## WORK INSTRUCTIONS
Read the data below. Every line holding the string "count" must be copied.
+ + + +
template <bool X3, int PS, bool TOKENS>
__global__ __launch_bounds__(256, 2) void k_encoder_bf16(const float *__restrict__ frames, int64_t fstride, int H, int W,
                                                      EncoderDev e, float *__restrict__ features, int lg_tiles_x,
                                                      int lg_tiles_per_frame, int ntiles, int stagger,
                                                      const int *__restrict__ list, const int *__restrict__ count) {
    extern __shared__ __attribute__((aligned(16))) unsigned char smem[];
    float *xs = reinterpret_cast<float *>(smem);
    unsigned char *a1h = smem + B3_XS_BYTES, *a1l = a1h + B3_A1_BYTES;
    unsigned char *w1s = a1h + (X3 ? 2 : 1) * B3_A1_BYTES;
    float *st1 = reinterpret_cast<float *>(w1s + (X3 ? 2 : 1) * B3_W1_BYTES);
    const int tid = threadIdx.x, lane = tid & 63, r = lane & 31, hi = lane >> 5;
    const int wave = __builtin_amdgcn_readfirstlane(tid >> 6);

    if (tid < 128) st1[tid] = tid < 64 ? e.s1[tid] : e.t1[tid - 64];
    {
        constexpr int NCH = (X3 ? 2 : 1) * 64 * 8;
        const uint4 *src = reinterpret_cast<const uint4 *>(e.w1p);
        for (int c = tid; c < NCH; c += 256) {
            const int row = c >> 3, u = c & 7;
            *reinterpret_cast<uint4 *>(w1s + row * B3_W1_PITCH + u * 16) = src[c];
        }
    }
    const int o = wave * 32 + r;
    const float s2 = e.s2[o], t2 = e.t2[o];
    const int lane_b = (o * 2 + hi) * 16;
    const __amdgpu_buffer_rsrc_t wrsrc =
        __builtin_amdgcn_make_buffer_rsrc(const_cast<unsigned short *>(e.w2q), 0, 36 * 2 * 4096, 0x00020000);
    typedef unsigned int u32x4 __attribute__((ext_vector_type(4)));
    auto load_b = [&](int kn, int part) -> uint4 {
        const u32x4 v = __builtin_amdgcn_raw_buffer_load_b128(wrsrc, lane_b, (kn * 2 + part) * 4096, 0);
        return make_uint4(v[0], v[1], v[2], v[3]);
    };
    constexpr int RING = 6;
    uint4 bqh[RING], bql[RING];
#pragma unroll
    for (int k = 0; k < RING - 1; ++k) {
        bqh[k] = load_b(k, 0);
        if (X3) bql[k] = load_b(k, 1);
    }
    const int lane_off = (r >> 4) * 4 * B3_A1_ROW + (r & 15) * B3_A1_PITCH + 8 * hi * 2;

    auto x_fetch = [&](int t, int k) -> float {
        if (k >= B3_XH * B3_XW) return 0.f;
        const int bb = t >> lg_tiles_per_frame, rem = t & ((1 << lg_tiles_per_frame) - 1);
        const int rr0 = (rem >> lg_tiles_x) * B3_TH, cc0 = (rem & ((1 << lg_tiles_x) - 1)) * B3_TW;
        const int row = k / B3_XW, col = k - row * B3_XW;
        const int ii = rr0 - 4 + row, jj = cc0 - 4 + col;
        const bool ok = row < B3_XH - 1 && col < B3_XW - 1 && ii >= 0 && ii < H && jj >= 0 && jj < W;
        return ok ? frames[(size_t)bb * fstride + (size_t)ii * W + jj] : 0.f;
    };
    int k = blockIdx.x;
    const int nrun = tiles_to_run(list, count, ntiles);
    if (nrun == ntiles) list = nullptr;
    int t = k < nrun ? tile_at(list, k) : 0;
    if (stagger > 0 && ((blockIdx.x / 256) & 1))
        for (int i = 0; i < stagger; ++i) __builtin_amdgcn_s_sleep(127);
    if (k < nrun) {
        xs[tid] = x_fetch(t, tid);
        if (tid + 256 < B3_XH * B3_XW) xs[tid + 256] = x_fetch(t, tid + 256);
    }
    __syncthreads();

    for (; k < nrun; k += gridDim.x) {
        const int b = t >> lg_tiles_per_frame, rem = t & ((1 << lg_tiles_per_frame) - 1);
        const int r0 = (rem >> lg_tiles_x) * B3_TH, c0 = (rem & ((1 << lg_tiles_x) - 1)) * B3_TW;

        __builtin_amdgcn_s_setprio(0);
        auto x_frags = [&](int pb, bf16x8 (&xh)[4], bf16x8 (&xl)[4], int &aoff, bool &valid, bool &inimg) {
            const int pix = pb * 32 + r;
            valid = pix < B3_APIX;
            const int pc = valid ? pix : B3_APIX - 1;
            const int ar = pc / B3_AW, ac = pc - ar * B3_AW;
            const int ii = r0 - 1 + ar, jj = c0 - 1 + ac;
            inimg = valid && ii >= 0 && ii < H && jj >= 0 && jj < W;
            aoff = ar * B3_A1_ROW + ac * B3_A1_PITCH;
            const float *xp = xs + (ar + hi) * B3_XW + ac;
#pragma unroll
            for (int s = 0; s < 4; ++s)
#pragma unroll
                for (int j = 0; j < 8; ++j) {
                    __bf16 vh, vl;
                    split_bf16(xp[s * 2 * B3_XW + j], vh, vl);
                    xh[s][j] = vh; xl[s][j] = vl;
                }
        };
        auto conv1_store = [&](const f32x16 &acc, int cb, int aoff, bool valid, bool inimg) {
#pragma unroll
            for (int q = 0; q < 4; ++q) {
                const int ch0 = cb * 32 + 8 * q + 4 * hi;
                const float4 sc = *reinterpret_cast<const float4 *>(st1 + ch0);
                const float4 sh = *reinterpret_cast<const float4 *>(st1 + 64 + ch0);
                const float scv[4] = {sc.x, sc.y, sc.z, sc.w}, shv[4] = {sh.x, sh.y, sh.z, sh.w};
                bf16x4 vh, vl;
#pragma unroll
                for (int i = 0; i < 4; ++i) {
                    const float y = inimg ? bn_relu(acc[4 * q + i], scv[i], shv[i]) : 0.f;
                    __bf16 a, bb;
                    split_bf16(y, a, bb);
                    vh[i] = a; vl[i] = bb;
                }
                if (valid) {
                    *reinterpret_cast<bf16x4 *>(a1h + aoff + ch0 * 2) = vh;
                    if (X3) *reinterpret_cast<bf16x4 *>(a1l + aoff + ch0 * 2) = vl;
                }
            }
        };
        {
            bf16x8 xh[4], xl[4];
            int aoff; bool valid, inimg;
            x_frags(wave, xh, xl, aoff, valid, inimg);
            f32x16 acc0, acc1;
#pragma unroll
            for (int g = 0; g < 16; ++g) { acc0[g] = 0.f; acc1[g] = 0.f; }
            const unsigned char *wrow = w1s + r * B3_W1_PITCH + 8 * hi * 2;
#pragma unroll
            for (int s = 0; s < 4; ++s) {
                const bf16x8 a0h = *reinterpret_cast<const bf16x8 *>(wrow + s * 32);
                const bf16x8 a1hh = *reinterpret_cast<const bf16x8 *>(wrow + 32 * B3_W1_PITCH + s * 32);
                const bf16x8 a0l = X3 ? *reinterpret_cast<const bf16x8 *>(wrow + B3_W1_BYTES + s * 32) : a0h;
                const bf16x8 a1l_ = X3 ? *reinterpret_cast<const bf16x8 *>(wrow + B3_W1_BYTES + 32 * B3_W1_PITCH + s * 32) : a1hh;
                mma3<X3>(acc0, a0h, a0l, xh[s], xl[s]);
                mma3<X3>(acc1, a1hh, a1l_, xh[s], xl[s]);
            }
            conv1_store(acc0, 0, aoff, valid, inimg);
            conv1_store(acc1, 1, aoff, valid, inimg);
        }
        {
            bf16x8 xh[4], xl[4];
            int aoff; bool valid, inimg;
            const int cb = wave & 1;
            x_frags(4 + (wave >> 1), xh, xl, aoff, valid, inimg);
            f32x16 acc;
#pragma unroll
            for (int g = 0; g < 16; ++g) acc[g] = 0.f;
            const unsigned char *wrow = w1s + (cb * 32 + r) * B3_W1_PITCH + 8 * hi * 2;
#pragma unroll
            for (int s = 0; s < 4; ++s) {
                const bf16x8 ah = *reinterpret_cast<const bf16x8 *>(wrow + s * 32);
                const bf16x8 al = X3 ? *reinterpret_cast<const bf16x8 *>(wrow + B3_W1_BYTES + s * 32) : ah;
                mma3<X3>(acc, ah, al, xh[s], xl[s]);
            }
            conv1_store(acc, cb, aoff, valid, inimg);
        }
        __syncthreads();
        __builtin_amdgcn_s_setprio(1);

        const int kn = k + gridDim.x;
        const int tn = kn < nrun ? tile_at(list, kn) : 0;
        float xr0 = 0.f, xr1 = 0.f;
        if (kn < nrun) {
            xr0 = x_fetch(tn, tid);
            xr1 = x_fetch(tn, tid + 256);
        }

        f32x16 acc[4];
#pragma unroll
        for (int mi = 0; mi < 4; ++mi)
#pragma unroll
            for (int g = 0; g < 16; ++g) acc[mi][g] = 0.f;
        auto load_a = [&](int k, bf16x8 (&ah)[4], bf16x8 (&al)[4]) {
            const int tap = k >> 2, ks = k & 3, ki = tap / 3, kj = tap - 3 * ki;
            const int abase = lane_off + ki * B3_A1_ROW + kj * B3_A1_PITCH + ks * 32;
#pragma unroll
            for (int mi = 0; mi < 4; ++mi) {
                ah[mi] = *reinterpret_cast<const bf16x8 *>(a1h + abase + mi * B3_A1_ROW);
                if (X3) al[mi] = *reinterpret_cast<const bf16x8 *>(a1l + abase + mi * B3_A1_ROW);
            }
        };
        bf16x8 ahA[4], alA[4], ahB[4], alB[4];
        load_a(0, ahA, alA);
        constexpr int UNR = 6;
#pragma unroll 1
        for (int k0 = 0; k0 < 36; k0 += UNR) {
#pragma unroll
            for (int u = 0; u < UNR; ++u) {
                const int k = k0 + u;
                {
                    int kn = k + RING - 1;
                    kn = kn >= 36 ? kn - 36 : kn;
                    kn = __builtin_amdgcn_readfirstlane(kn);
                    bqh[(u + RING - 1) % RING] = load_b(kn, 0);
                    if (X3) bql[(u + RING - 1) % RING] = load_b(kn, 1);
                }
                if (k + 1 < 36) {
                    if (u & 1) load_a(k + 1, ahA, alA); else load_a(k + 1, ahB, alB);
                }
                const bf16x8 bh = __builtin_bit_cast(bf16x8, bqh[u % RING]);
                const bf16x8 bl = X3 ? __builtin_bit_cast(bf16x8, bql[u % RING]) : bh;
#pragma unroll
                for (int mi = 0; mi < 4; ++mi) {
                    if (u & 1) mma3<X3>(acc[mi], ahB[mi], alB[mi], bh, bl); else mma3<X3>(acc[mi], ahA[mi], alA[mi], bh, bl);
                }
                constexpr int NMF = X3 ? 12 : 4, NDS = X3 ? 8 : 4, NVM = X3 ? 2 : 1;
#pragma unroll
                for (int i = 0; i < NMF; ++i) {
                    __builtin_amdgcn_sched_group_barrier(0x008, 1, 0);
                    if (i < NDS) __builtin_amdgcn_sched_group_barrier(0x100, 1, 0);
                    else if (i < NDS + NVM) __builtin_amdgcn_sched_group_barrier(0x020, 1, 0);
                }
                __builtin_amdgcn_sched_barrier(0);
            }
        }

        auto out_index = [&](int pi, int pj) -> size_t {
            return TOKENS ? ((size_t)b * 1024 + pi * 32 + pj) * 128 + o : ((size_t)b * 128 + o) * 1024 + pi * 32 + pj;
        };
        if (PS == 2) {
#pragma unroll
            for (int mp = 0; mp < 2; ++mp)
#pragma unroll
                for (int qr = 0; qr < 2; ++qr)
#pragma unroll
                    for (int qc = 0; qc < 2; ++qc)
#pragma unroll
                        for (int cg = 0; cg < 2; ++cg) {
                            float sum = 0.f;
#pragma unroll
                            for (int mi = 2 * mp; mi < 2 * mp + 2; ++mi)
#pragma unroll
                                for (int i = 2 * cg; i < 2 * cg + 2; ++i) sum += bn_relu(acc[mi][4 * (2 * qr + qc) + i], s2, t2);
                            features[out_index((r0 + 2 * mp + 4 * qr) / 2, (c0 + 8 * qc + 4 * hi + 2 * cg) / 2)] = sum * 0.25f;
                        }
        } else if (PS == 4) {
#pragma unroll
            for (int qr = 0; qr < 2; ++qr)
#pragma unroll
                for (int qc = 0; qc < 2; ++qc) {
                    float sum = 0.f;
#pragma unroll
                    for (int mi = 0; mi < 4; ++mi)
#pragma unroll
                        for (int i = 0; i < 4; ++i) sum += bn_relu(acc[mi][4 * (2 * qr + qc) + i], s2, t2);
                    features[out_index((r0 + 4 * qr) / 4, (c0 + 8 * qc + 4 * hi) / 4)] = sum * (1.0f / 16);
                }
        } else {
            float cell[2];
#pragma unroll
            for (int qc = 0; qc < 2; ++qc) {
                float sum = 0.f;
#pragma unroll
                for (int mi = 0; mi < 4; ++mi)
#pragma unroll
                    for (int qr = 0; qr < 2; ++qr)
#pragma unroll
                        for (int i = 0; i < 4; ++i) sum += bn_relu(acc[mi][4 * (2 * qr + qc) + i], s2, t2);
                cell[qc] = sum;
            }
            const float other0 = __shfl_xor(cell[0], 32), other1 = __shfl_xor(cell[1], 32);
            const float total = hi == 0 ? cell[0] + other0 : cell[1] + other1;
            features[out_index(r0 / 8, c0 / 8 + hi)] = total * (1.0f / 64);
        }

        xs[tid] = xr0;
        if (tid + 256 < B3_XH * B3_XW) xs[tid + 256] = xr1;
        __syncthreads();
        t = tn;
    }
}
+ + + +
## ANSWER BOX
                                                      const int *__restrict__ list, const int *__restrict__ count) {
    const int nrun = tiles_to_run(list, count, ntiles);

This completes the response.